> **Directions for this task**
Repeat each line, word for word, from the one containing "m = nt < m ? nt : m;" through the last line of the entries, and include no other output.

Data excerpts:
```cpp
__device__ __forceinline__ int intervals_at_or_before(const double *e, int n_int, double fs, double t) {
  int lo = 0, hi = n_int;
  if (n_int > 8) {
    const double first = interval_loc(e, 0, fs), last = interval_loc(e, n_int - 1, fs);
    const double r = (t - first) / (last - first) * (n_int - 1);
    int g = r < 0.0 ? 0 : (r > n_int - 1.0 ? n_int - 1 : static_cast<int>(r));
    if (interval_loc(e, g, fs) <= t) {
      lo = g + 1;
      for (int step = 1, q = g + 1; ; q += step, step <<= 1) {
        if (q >= n_int) break;
        if (interval_loc(e, q, fs) > t) { hi = q; break; }
        lo = q + 1;
      }
    } else {
      hi = g;
      for (int step = 1, q = g - 1; ; q -= step, step <<= 1) {
        if (q < 0) break;
        if (interval_loc(e, q, fs) <= t) { lo = q + 1; break; }
        hi = q;
      }
    }
  }
  while (lo < hi) {
    int mid = (lo + hi) >> 1;
    if (interval_loc(e, mid, fs) <= t) lo = mid + 1; else hi = mid;
  }
  return lo;
}

__device__ __forceinline__ int intervals_at_or_before_group(const double *e, int n_int, double fs, double t, int group, int sub) {
#ifdef WORLD_EMU
  (void)group; (void)sub;
  return intervals_at_or_before(e, n_int, fs, t);
#else
  if (n_int <= 0) return 0;
  const double first = interval_loc(e, 0, fs), last = interval_loc(e, n_int - 1, fs);
  if (!(first <= t)) return 0;
  if (last <= t) return n_int;
  int lo = 0, hi = n_int - 1;
  auto ones_at = [&](int idx, bool valid) {
    const bool pred = valid && interval_loc(e, idx, fs) <= t;
    return __popc((unsigned)(__ballot(pred) >> (32 * group)));
  };
  if (hi - lo > 32) {
    const double r = (t - first) / (last - first) * (n_int - 1);
    const int g = r < 0.0 ? 0 : (r > n_int - 1.0 ? n_int - 1 : static_cast<int>(r));
    int base = g - 15;
    base = base < lo + 1 ? lo + 1 : base;
    base = base > hi - 32 ? hi - 32 : base;
    const int ones = ones_at(base + sub, true);
    if (ones == 0) hi = base;
    else if (ones == 32) lo = base + 31;
    else return base + ones;
  }
  while (hi - lo > 32) {
    const int stride = (hi - lo + 31) / 32;
    const int idx = lo + (sub + 1) * stride;
    const int ones = ones_at(idx, idx < hi);
    const int nlo = lo + ones * stride, nhi = lo + (ones + 1) * stride;
    lo = nlo;
    hi = nhi < hi ? nhi : hi;
  }
  return lo + 1 + ones_at(lo + 1 + sub, lo + 1 + sub < hi);
#endif
}

__device__ __forceinline__ double interp_intervals(const double *e, int n_int, double fs, double t) {
  const int lo = intervals_at_or_before(e, n_int, fs, t);
  int k = lo < 1 ? 1 : (lo > n_int - 1 ? n_int - 1 : lo);
  double x0 = interval_loc(e, k - 1, fs), x1 = interval_loc(e, k, fs);
  double y0 = interval_f0(e, k - 1, fs), y1 = interval_f0(e, k, fs);
  double sl = (t - x0) / (x1 - x0);
  return y0 + sl * (y1 - y0);
}

struct IntervalRange {
  int c_first, c_last;
  int j_lo, m;
};
#ifndef HV_INTERVAL_CAP
#define HV_INTERVAL_CAP 288
#endif
constexpr int kIntervalCap = HV_INTERVAL_CAP;

__device__ __forceinline__ void interval_range_ends(const double *e, int n_int, double fs, double t, bool last,
                                                    IntervalRange *r) {
  const int c = intervals_at_or_before(e, n_int, fs, t);
  if (last) r->c_last = c; else r->c_first = c;
}
__device__ __forceinline__ void interval_range_close(int n_int, IntervalRange *r) {
  const int k_first = r->c_first < 1 ? 1 : (r->c_first > n_int - 1 ? n_int - 1 : r->c_first);
  const int k_last = r->c_last < 1 ? 1 : (r->c_last > n_int - 1 ? n_int - 1 : r->c_last);
  r->j_lo = k_first - 1;
  r->m = k_last - r->j_lo + 1;
}
__device__ __forceinline__ double interp_staged(const IntervalRange &r, const double *loc, const double *f0,
                                                int n_int, double t) {
  int lo = r.c_first, hi = r.c_last;
  while (lo < hi) {
    const int mid = (lo + hi) >> 1;
    if (loc[mid - r.j_lo] <= t) lo = mid + 1; else hi = mid;
  }
  const int k = (lo < 1 ? 1 : (lo > n_int - 1 ? n_int - 1 : lo)) - r.j_lo;
  const double x0 = loc[k - 1], x1 = loc[k], y0 = f0[k - 1], y1 = f0[k];
  const double sl = (t - x0) / (x1 - x0);
  return y0 + sl * (y1 - y0);
}

}
```

world_amd/csrc/harvest.hip:

```cpp
#ifndef HV_PLAIN_TID
#define WH_FRESH_TID
#endif
#include "bandfilter.h"
#include "decimate.h"
#include "harvest.h"
#include "trace.h"
WH_TRACE_DEFINE(hv)

namespace world_hip {

__global__ void __launch_bounds__(kDecThreads) hv_decimate_fwd(HarvestParams p, IirCoef c) {
  DYN_LDS(lds);
  const int u = blockIdx.y;
  dec_forward_block(p.b.x + (size_t)u * p.b.x_stride, p.b.x_len[u], p.lag, c, blockIdx.x,
                    p.fwd + (size_t)u * p.m_stride, reinterpret_cast<double *>(lds), dec_warm(p.ratio));
}
__global__ void __launch_bounds__(kDecThreads) hv_decimate_bwd(HarvestParams p, IirCoef c) {
  DYN_LDS(lds);
  const int u = blockIdx.y;
  dec_backward_block(p.fwd + (size_t)u * p.m_stride, p.b.x_len[u], p.lag, p.ratio, c, blockIdx.x,
                     p.lag / p.ratio, p.y_len[u], p.y + (size_t)u * p.y_stride, reinterpret_cast<double *>(lds),
                     dec_warm(p.ratio), p.mean_part + (size_t)u * p.mean_parts);
}
__global__ void hv_copy_signal(HarvestParams p) {
// ... 105 lines not shown
}
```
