__host__ __device__ constexpr int ft_offdiag(int DC) { return (DC / 4) * (DC / 4 - 1) / 2; }
__host__ __device__ constexpr int ft_features(int DC) { return 16 * ft_offdiag(DC) + 10 * (DC / 4) + DC + 1; }
__host__ __device__ constexpr int ft_tiles(int DC) { return (ft_features(DC) + 15) / 16; }
enum FtKind { FT_PRODUCT = 0, FT_LINEAR = 1, FT_COUNT = 2, FT_SPARE = 3 };
struct FtFeature {
  int u, w, kind;
};
__host__ __device__ __attribute__((always_inline)) constexpr FtFeature ft_feature_rest(int DC, int one, int g) {
  const int ndiag = 10 * (DC / 4);
  if (g < ndiag) {
    const int b = 4 * (g / 10), e = g % 10;
    const int i = e < 4 ? 0 : e < 7 ? 1 : e < 9 ? 2 : 3, i0 = e < 4 ? 0 : e < 7 ? 4 : e < 9 ? 7 : 9;
    return {b + i, b + i + (e - i0), FT_PRODUCT};
  }
  g -= ndiag;
  if (g < DC) return {g, one, FT_LINEAR};
  return {one, one, g == DC ? FT_COUNT : FT_SPARE};
}
__host__ __device__ __attribute__((always_inline)) constexpr FtFeature ft_feature(int DC, int one, int f) {
  const int noff = 16 * ft_offdiag(DC);
  if (f < noff) {
    const int p = f / 16, r = f % 16;
    int ja = 1;
    while ((ja + 1) * ja / 2 <= p) ++ja;
    return {4 * (p - ja * (ja - 1) / 2) + (r & 3), 4 * ja + (r >> 2), FT_PRODUCT};
  }
  return ft_feature_rest(DC, one, f - noff);
}
#ifndef LC_FT_WAVES64
#define LC_FT_WAVES64 8
#endif
#ifndef LC_FT_WAVES128
#define LC_FT_WAVES128 8
#endif
__host__ __device__ constexpr int ft_waves(int DP) { return DP == 64 ? LC_FT_WAVES64 : DP == 128 ? LC_FT_WAVES128 : DP > 64 ? 8 : 4; }
__host__ __device__ constexpr int ft_tpw_max(int DP, int NQ) {
  const int t = (NQ >= 8 && DP > 64 && DP < 128 ? 64 : 72) / NQ;
  return t < 14 ? t : 14;
}
__host__ __device__ constexpr int ft_nslice(int DP, int DC, int NQ) {
  return (ft_tiles(DC) + ft_waves(DP) * ft_tpw_max(DP, NQ) - 1) / (ft_waves(DP) * ft_tpw_max(DP, NQ));
}
__host__ __device__ constexpr int ft_tpw(int DP, int DC, int NQ) {
  return (ft_tiles(DC) + ft_waves(DP) * ft_nslice(DP, DC, NQ) - 1) / (ft_waves(DP) * ft_nslice(DP, DC, NQ));
}
__host__ __device__ __attribute__((always_inline)) constexpr void ft_deal(int DP, int DC, int NQ, int slice, int wave, int* t0, int* nt) {
  const int tiles = ft_tiles(DC), nsl = ft_nslice(DP, DC, NQ);
  if (ft_waves(DP) == 8) {
    const int ns = 4 * nsl, s = slice * 4 + (wave & 3), l = tiles / ns, r = tiles % ns;
    const int load = l + (s < r ? 1 : 0), first = s * l + (s < r ? s : r);
    *t0 = first + (wave < 4 ? 0 : (load + 1) / 2);
    *nt = wave < 4 ? (load + 1) / 2 : load / 2;
  } else {
    const int tpw = ft_tpw(DP, DC, NQ), t = (slice * 4 + wave) * tpw;
    *t0 = t;
    *nt = tiles - t < tpw ? (tiles - t > 0 ? tiles - t : 0) : tpw;
  }
}
__host__ __device__ constexpr int ftl_tpw(int DC) { return ((ft_tiles(DC) + 3) / 4 + 1) / 2; }
__host__ __device__ __attribute__((always_inline)) constexpr void ft_deal_one(int DC, int wave, int* t0, int* nt) {
  const int tiles = ft_tiles(DC), s = wave & 3, l = tiles / 4, r = tiles % 4;
  const int load = l + (s < r ? 1 : 0), first = s * l + (s < r ? s : r);
  *t0 = first + (wave < 4 ? 0 : (load + 1) / 2);
  *nt = wave < 4 ? (load + 1) / 2 : load / 2;
}
#ifndef LC_FTL_SHARED
#define LC_FTL_SHARED 1
#endif
__host__ __device__ constexpr bool ftl_shared(int DC) { return LC_FTL_SHARED != 0 && DC == 64; }
__host__ __device__ constexpr int ftl_paired(int DC) { return ftl_shared(DC) ? DC / 4 - 1 : 0; }
__host__ __device__ constexpr int ftl_split(int DC) { return ftl_shared(DC) ? DC / 8 : 0; }
struct FtlFeature {
  int u, w, kind;
  int shared;
};
__host__ __device__ __attribute__((always_inline)) constexpr FtlFeature ftl_feature(int DC, int one, int wave, int t, int l16) {
  if (!ftl_shared(DC)) {
    int t0 = 0, nt = 0;
    ft_deal_one(DC, wave, &t0, &nt);
    if (t >= nt) return {one, one, FT_SPARE, -1};
    const FtFeature f = ft_feature(DC, one, 16 * (t0 + t) + l16);
    return {f.u, f.w, f.kind, -1};
  }
  const int nb = DC / 4, S = ftl_split(DC), P = ftl_paired(DC);
  if (t < P) {
    const int second = t >= S ? 1 : 0, a = wave + second * S, o = (a + 1 + t - second * S) % nb;
    return {4 * o + (l16 & 3), 4 * a + (l16 >> 2), FT_PRODUCT, second};
  }
  const FtFeature f = ft_feature_rest(DC, one, 16 * (2 * wave + t - P) + l16);
  return {f.u, f.w, f.kind, -1};
}
__host__ __device__ constexpr int ftl_nw(int DC) { return ftl_shared(DC) ? 2 + ftl_tpw(DC) - ftl_paired(DC) : ftl_tpw(DC); }
__host__ __device__ constexpr int ftl_wi(int DC, int t) {
  return !ftl_shared(DC) ? t : t < ftl_split(DC) ? 0 : t < ftl_paired(DC) ? 1 : 2 + t - ftl_paired(DC);
}
static_assert(!ftl_shared(64) || (ftl_tpw(64) == ftl_paired(64) + 2 && 16 * 2 * 8 >= ft_features(64) - 16 * ft_offdiag(64)),
              "shared deal: 8 waves of two stars and two free tiles");

__host__ __device__ constexpr int ft_nt_min(int DP, int DC, int NQ) {
  int m = ft_tpw(DP, DC, NQ);
  for (int sl = 0; sl < ft_nslice(DP, DC, NQ); ++sl)
    for (int w = 0; w < ft_waves(DP); ++w) {
      int t0 = 0, nt = 0;
      ft_deal(DP, DC, NQ, sl, w, &t0, &nt);
      m = nt < m ? nt : m;
    }
  return m;
}

hipError_t launch_fold_extra(double* rec, int64_t SS, int K, int klast0, int extra, hipStream_t stream);
hipError_t launch_reduce_records(const double* partial, int64_t n, int K, const int* kptr, const int* krec, double* out,
                                 hipStream_t stream);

> **Output of the exercise**
      m = nt < m ? nt : m;
    }
  return m;
}

hipError_t launch_fold_extra(double* rec, int64_t SS, int K, int klast0, int extra, hipStream_t stream);
hipError_t launch_reduce_records(const double* partial, int64_t n, int K, const int* kptr, const int* krec, double* out,
                                 hipStream_t stream);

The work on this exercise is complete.